__ASSIGNMENT__
The lines to reproduce run from the first one below to the line containing "-471,7 +471,7 @@", both included. Reproduce them exactly and nothing else.

---------- DATASET EXTRACT ----------

diff --git a/policy-server_amd/csrc/devbatch.hpp b/policy-server_amd/csrc/devbatch.hpp
--- a/policy-server_amd/csrc/devbatch.hpp
+++ b/policy-server_amd/csrc/devbatch.hpp
@@ -114,6 +114,7 @@
   std::unique_ptr<RowOrder> order;
   uint32_t loaded = 0;
   uint32_t* sched = nullptr;
+  std::vector<int64_t> last_launches;
   hipEvent_t ev[3] = {nullptr, nullptr, nullptr};
   TileArgs* d_tiles = nullptr;
   size_t d_tiles_cap = 0;
diff --git a/policy-server_amd/csrc/kernels.hip b/policy-server_amd/csrc/kernels.hip
--- a/policy-server_amd/csrc/kernels.hip
+++ b/policy-server_amd/csrc/kernels.hip
@@ -471,7 +471,7 @@
     return (kSlotThreads >> 6) + __builtin_amdgcn_readfirstlane(v);
   };
   const uint32_t wpx = (gridDim.x - xcd + nx - 1u) / nx;
-  const uint64_t dbase = t_lo + 2ull * wpx;
+  const uint64_t dbase = dyn ? t_lo + (uint64_t)a.sched_static * wpx : 0;
   uint64_t tile = t_lo + blockIdx.x / nx, next = tile + wpx;
   constexpr bool desc_early = LDST;
   if (desc_early && tile < t_hi) fetch_desc(tile, 0);
@@ -555,7 +555,15 @@
     const uint64_t p0_t0 = timing ? clock64() : 0;
     const uint32_t cur = it & 1u;
     uint32_t nxt2 = 0;
-    if (dyn && tid == 0) nxt2 = atomicAdd(cnt, 1u);
+    if (dyn && tid == 0) {
+      if (next + wpx >= dbase) {
+        auto* c = (__attribute__((address_space(1))) uint32_t*)cnt;
+        asm volatile("" : "+v"(c));
+        nxt2 = __hip_atomic_fetch_add(c, 1u, __ATOMIC_RELAXED, __HIP_MEMORY_SCOPE_AGENT);
+      } else {
+        nxt2 = (uint32_t)(next + wpx - dbase);
+      }
+    }
     if (next < t_hi) fetch_desc(next, cur ^ 1u);
     const TileDesc& d = l_desc[cur];
 #define KW_DF(x) sfield(x)
@@ -563,7 +571,7 @@
       if (dyn && tid == 0) l_nx[cur] = nxt2;
       __syncthreads();
       tile = next;
-      next = dyn ? dbase + l_nx[cur] : next + wpx;
+      next = dyn ? dbase + (uint64_t)(int64_t)(int32_t)l_nx[cur] : next + wpx;
       continue;
     }
     uint64_t p0_t1 = 0, p0_t2 = 0;
@@ -1157,7 +1165,7 @@
     if (timing) sg_add(SG_P3_WAIT, clock64() - p3_end);
     mark(4);
     tile = next;
-    next = dyn ? dbase + l_nx[cur] : next + wpx;
+    next = dyn ? dbase + (uint64_t)(int64_t)(int32_t)l_nx[cur] : next + wpx;
   }
   if (timing && tid == 0) {
     ph[6] = clock64() - t_begin;
@@ -1166,7 +1174,7 @@
   }
   if (dyn && tid == 0) {
     uint32_t* done = a.sched + 256u + xcd * 32u;
-    __threadfence();
+    __builtin_amdgcn_fence(__ATOMIC_SEQ_CST, "wavefront");
     if (atomicAdd(done, 1u) == wpx - 1u) {
       atomicExch(cnt, 0u);
       atomicExch(done, 0u);
@@ -1519,31 +1527,35 @@
 }
 }
 
+uint32_t tile_launch_grid(const TileArgs& t, bool timing, uint32_t grid, bool print) {
+  if (ensure_attrs() != hipSuccess) return grid;
+  thread_local int c_dev = -1, c_ncu = 0, c_occ = 0;
+  thread_local uint64_t c_key = ~0ull;
+  int dev = 0;
+  const uint64_t key = ((uint64_t)t.lds_bytes << 8) | ((uint64_t)tile_feat(t) << 2) | (timing ? 2u : 0u) | (t.lds_tables ? 1u : 0u);
+  if (hipGetDevice(&dev) == hipSuccess && (dev != c_dev || key != c_key)) {
+    int ncu = 0, occ = 0;
+    const void* fn = tile_fn(t.lds_tables != 0, timing, tile_feat(t));
+    if (hipDeviceGetAttribute(&ncu, hipDeviceAttributeMultiprocessorCount, dev) != hipSuccess ||
+        hipOccupancyMaxActiveBlocksPerMultiprocessor(&occ, fn, kSlotThreads, t.lds_bytes) != hipSuccess)
+      ncu = occ = 0;
+    c_dev = dev;
+    c_key = key;
+    c_ncu = ncu;
+    c_occ = occ;
+  }
+  c_occ = std::min<int>(c_occ, (int)lds_workgroups_per_cu(t.lds_bytes));
+  if (c_occ > 0 && c_ncu > 0) grid = std::max<uint32_t>(1u, std::min<uint32_t>(grid, (uint32_t)(c_occ * c_ncu)));
+  if (print && (t.debug & 256u))
+    fprintf(stderr, "[kw tile] launch grid=%u occupancy=%d wg/cu x %d CUs lds=%u\n", grid, c_occ, c_ncu, t.lds_bytes);
+  return grid;
+}
+
 hipError_t launch_evaluate_tiles(const EvalArgs& a, const TileArgs& t, const TileArgs* d_t, const TileDesc* d_desc,
                                  uint32_t grid, hipStream_t s) {
   if (a.nrows == 0 || t.nchunk == 0 || a.ndesc == 0) return hipSuccess;
   if (hipError_t e = ensure_attrs(); e != hipSuccess) return e;
-  {
-    thread_local int c_dev = -1, c_ncu = 0, c_occ = 0;
-    thread_local uint64_t c_key = ~0ull;
-    int dev = 0;
-    const uint64_t key = ((uint64_t)t.lds_bytes << 8) | ((uint64_t)tile_feat(t) << 2) | (a.phase ? 2u : 0u) | (t.lds_tables ? 1u : 0u);
-    if (hipGetDevice(&dev) == hipSuccess && (dev != c_dev || key != c_key)) {
-      int ncu = 0, occ = 0;
-      const void* fn = tile_fn(t.lds_tables != 0, a.phase != nullptr, tile_feat(t));
-      if (hipDeviceGetAttribute(&ncu, hipDeviceAttributeMultiprocessorCount, dev) != hipSuccess ||
-          hipOccupancyMaxActiveBlocksPerMultiprocessor(&occ, fn, kSlotThreads, t.lds_bytes) != hipSuccess)
-        ncu = occ = 0;
-      c_dev = dev;
-      c_key = key;
-      c_ncu = ncu;
-      c_occ = occ;
-    }
-    c_occ = std::min<int>(c_occ, (int)lds_workgroups_per_cu(t.lds_bytes));
-    if (c_occ > 0 && c_ncu > 0) grid = std::max<uint32_t>(1u, std::min<uint32_t>(grid, (uint32_t)(c_occ * c_ncu)));
-    if (t.debug & 256u)
-      fprintf(stderr, "[kw tile] launch grid=%u occupancy=%d wg/cu x %d CUs lds=%u\n", grid, c_occ, c_ncu, t.lds_bytes);
-  }
+  grid = tile_launch_grid(t, a.phase != nullptr, grid, true);
   using TileFn = void (*)(EvalArgs, const TileArgs*, const TileDesc*);
   const TileFn fn = (TileFn)tile_fn(t.lds_tables != 0, a.phase != nullptr, tile_feat(t));
   hipLaunchKernelGGL(fn, dim3(grid), dim3(kSlotThreads), t.lds_bytes, s, a, d_t, d_desc);
diff --git a/policy-server_amd/csrc/kernels.hpp b/policy-server_amd/csrc/kernels.hpp
--- a/policy-server_amd/csrc/kernels.hpp
+++ b/policy-server_amd/csrc/kernels.hpp
@@ -30,6 +30,7 @@
   const uint32_t* capdrop_off;
   uint32_t* out;
   uint32_t* sched;
+  uint32_t sched_static;
   uint16_t *g_ns, *g_aa, *g_img, *g_capadd, *g_capdrop, *g_lk, *g_lv;
   const uint16_t *nfa_lv, *nfa_img;
   uint32_t* wide_count;
@@ -170,6 +171,20 @@
   return s;
 }
 KW_HD inline uint64_t tile_at(const TileSlot& s, uint32_t k) { return s.t_lo + s.slot + (uint64_t)k * s.wpx; }
+KW_HD inline uint64_t tile_tail_lo(const TileSlot& s, uint32_t S) {
+  const uint64_t lo = s.t_lo + (uint64_t)S * s.wpx;
+  return lo < s.t_hi ? lo : s.t_hi;
+}
+KW_HD inline uint64_t tile_whole_rounds(uint64_t ndesc, uint32_t grid) {
+  uint64_t q = ~0ull;
+  const uint32_t nx = grid < 8u ? grid : 8u;
+  for (uint32_t x = 0; x < nx; ++x) {
+    const TileSlot s = tile_slot(ndesc, grid, x);
+    const uint64_t r = (s.t_hi - s.t_lo) / s.wpx;
+    q = r < q ? r : q;
+  }
+  return nx ? q : 0;
+}
 
 struct TileCostW {
   uint32_t fixed, req, lbl, ctr, cap;
@@ -189,6 +204,8 @@
 }
 
 void build_copy_jobs(TileArgs* T, const void* const cols[6]);
+
+uint32_t tile_launch_grid(const TileArgs& t, bool timing, uint32_t grid, bool print = false);
 
 hipError_t launch_evaluate_tiles(const EvalArgs& a, const TileArgs& t, const TileArgs* d_t, const TileDesc* d_desc,
                                  uint32_t grid, hipStream_t s);
diff --git a/policy-server_amd/csrc/knobs.hpp b/policy-server_amd/csrc/knobs.hpp
--- a/policy-server_amd/csrc/knobs.hpp
+++ b/policy-server_amd/csrc/knobs.hpp
@@ -8,7 +8,7 @@
 enum Knob : int {
   KW_STREAM_POOL, KW_HOST_THREADS, KW_L2_PREFETCH, KW_KV_GLOBAL, KW_NO_MPACK,
   KW_BULK_DEBUG, KW_BULK_SAMPLE, KW_BULK_PACK, KW_BULK_CHUNK, KW_BULK_RAMP, KW_BULK_DIRECT, KW_BULK_DEPTH,
-  KW_SCHED, KW_SPLIT, KW_GROUP_FORM, KW_POISON_VERDICTS, KW_FLATTEN_THREADS,
+  KW_SCHED, KW_SCHED_TAIL, KW_SPLIT, KW_GROUP_FORM, KW_POISON_VERDICTS, KW_FLATTEN_THREADS,
   KW_SLOT_ROWS, KW_HEAVY_ROWS, KW_HEAVY_CTR, KW_GLOBAL_TABLES, KW_TILE_SPLIT, KW_ROUND_SPLIT,
   KW_TILE_QUANTILE, KW_TILE_DEBUG, KW_TILE_CUT,
   KW_NKNOBS
@@ -60,6 +60,7 @@
     knob_flag("KW_BULK_DIRECT", KnobKind::On, kLatched, kNoPlan, "bulk path: read back straight into pinned output"),
     knob_int("KW_BULK_DEPTH", kLatched, kNoPlan, -1, 0, INT_MAX, kClamp, "bulk path: chunks in flight (0: unbounded; unset: 2 or 3)"),
     knob_flag("KW_SCHED", KnobKind::Str, kLive, kPlans, "static / dynamic: force one tile schedule"),
+    knob_int("KW_SCHED_TAIL", kLive, kPlans, -1, 0, INT_MAX, kElseUnset, "rounds a strided launch draws from the counters at its end (0: none; unset: chosen per launch)"),
     knob_int("KW_SPLIT", kLive, kPlans, -1, INT_MIN, INT_MAX, kClamp, "0: never split light / heavy rows, 1: whenever both exist"),
     knob_flag("KW_GROUP_FORM", KnobKind::Str, kLive, kPlans, "script: compile every group expression as a script"),
     knob_flag("KW_POISON_VERDICTS", KnobKind::Off, kLive, kPlans, "fill the verdict words with a sentinel before a pass"),
@@ -83,7 +84,7 @@
 KW_KNOB_ROW(KW_STREAM_POOL); KW_KNOB_ROW(KW_HOST_THREADS); KW_KNOB_ROW(KW_L2_PREFETCH); KW_KNOB_ROW(KW_KV_GLOBAL);
 KW_KNOB_ROW(KW_NO_MPACK); KW_KNOB_ROW(KW_BULK_DEBUG); KW_KNOB_ROW(KW_BULK_SAMPLE); KW_KNOB_ROW(KW_BULK_PACK);
 KW_KNOB_ROW(KW_BULK_CHUNK); KW_KNOB_ROW(KW_BULK_RAMP); KW_KNOB_ROW(KW_BULK_DIRECT); KW_KNOB_ROW(KW_BULK_DEPTH);
-KW_KNOB_ROW(KW_SCHED); KW_KNOB_ROW(KW_SPLIT); KW_KNOB_ROW(KW_GROUP_FORM); KW_KNOB_ROW(KW_POISON_VERDICTS);
+KW_KNOB_ROW(KW_SCHED); KW_KNOB_ROW(KW_SCHED_TAIL); KW_KNOB_ROW(KW_SPLIT); KW_KNOB_ROW(KW_GROUP_FORM); KW_KNOB_ROW(KW_POISON_VERDICTS);
 KW_KNOB_ROW(KW_FLATTEN_THREADS); KW_KNOB_ROW(KW_SLOT_ROWS); KW_KNOB_ROW(KW_HEAVY_ROWS); KW_KNOB_ROW(KW_HEAVY_CTR);
 KW_KNOB_ROW(KW_GLOBAL_TABLES); KW_KNOB_ROW(KW_TILE_SPLIT); KW_KNOB_ROW(KW_ROUND_SPLIT); KW_KNOB_ROW(KW_TILE_QUANTILE);
 KW_KNOB_ROW(KW_TILE_DEBUG); KW_KNOB_ROW(KW_TILE_CUT);
diff --git a/policy-server_amd/csrc/pass.cpp b/policy-server_amd/csrc/pass.cpp
--- a/policy-server_amd/csrc/pass.cpp
+++ b/policy-server_amd/csrc/pass.cpp
@@ -300,6 +300,7 @@
     HIPCHK(hipMemsetAsync(D.sched, 0, 512 * sizeof(uint32_t), s));
   }
   A.sched = D.sched;
+  A.sched_static = 2;
   if (plan.nwide) {
     if (int rc = ensure(&D.wide_groups, &D.wide_groups_cap, (size_t)(B.n * plan.nwide))) return rc;
     A.wide_groups = D.wide_groups;
@@ -331,7 +332,7 @@
   return KW_OK;
 }
 
-static void print_phase_report(size_t launch, uint32_t grid, const std::vector<uint64_t>& ph) {
+static void print_phase_report(size_t launch, uint32_t grid, const std::vector<uint64_t>& ph, uint64_t ndesc, int S) {
   double sum[kPhaseWords] = {0};
   for (uint32_t g = 0; g < grid; ++g)
     for (uint32_t k = 0; k < kPhaseWords; ++k) sum[k] += (double)ph[(size_t)g * kPhaseWords + k];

----------

__THE COMPLETED TASK__
diff --git a/policy-server_amd/csrc/devbatch.hpp b/policy-server_amd/csrc/devbatch.hpp
--- a/policy-server_amd/csrc/devbatch.hpp
+++ b/policy-server_amd/csrc/devbatch.hpp
@@ -114,6 +114,7 @@
   std::unique_ptr<RowOrder> order;
   uint32_t loaded = 0;
   uint32_t* sched = nullptr;
+  std::vector<int64_t> last_launches;
   hipEvent_t ev[3] = {nullptr, nullptr, nullptr};
   TileArgs* d_tiles = nullptr;
   size_t d_tiles_cap = 0;
diff --git a/policy-server_amd/csrc/kernels.hip b/policy-server_amd/csrc/kernels.hip
--- a/policy-server_amd/csrc/kernels.hip
+++ b/policy-server_amd/csrc/kernels.hip
@@ -471,7 +471,7 @@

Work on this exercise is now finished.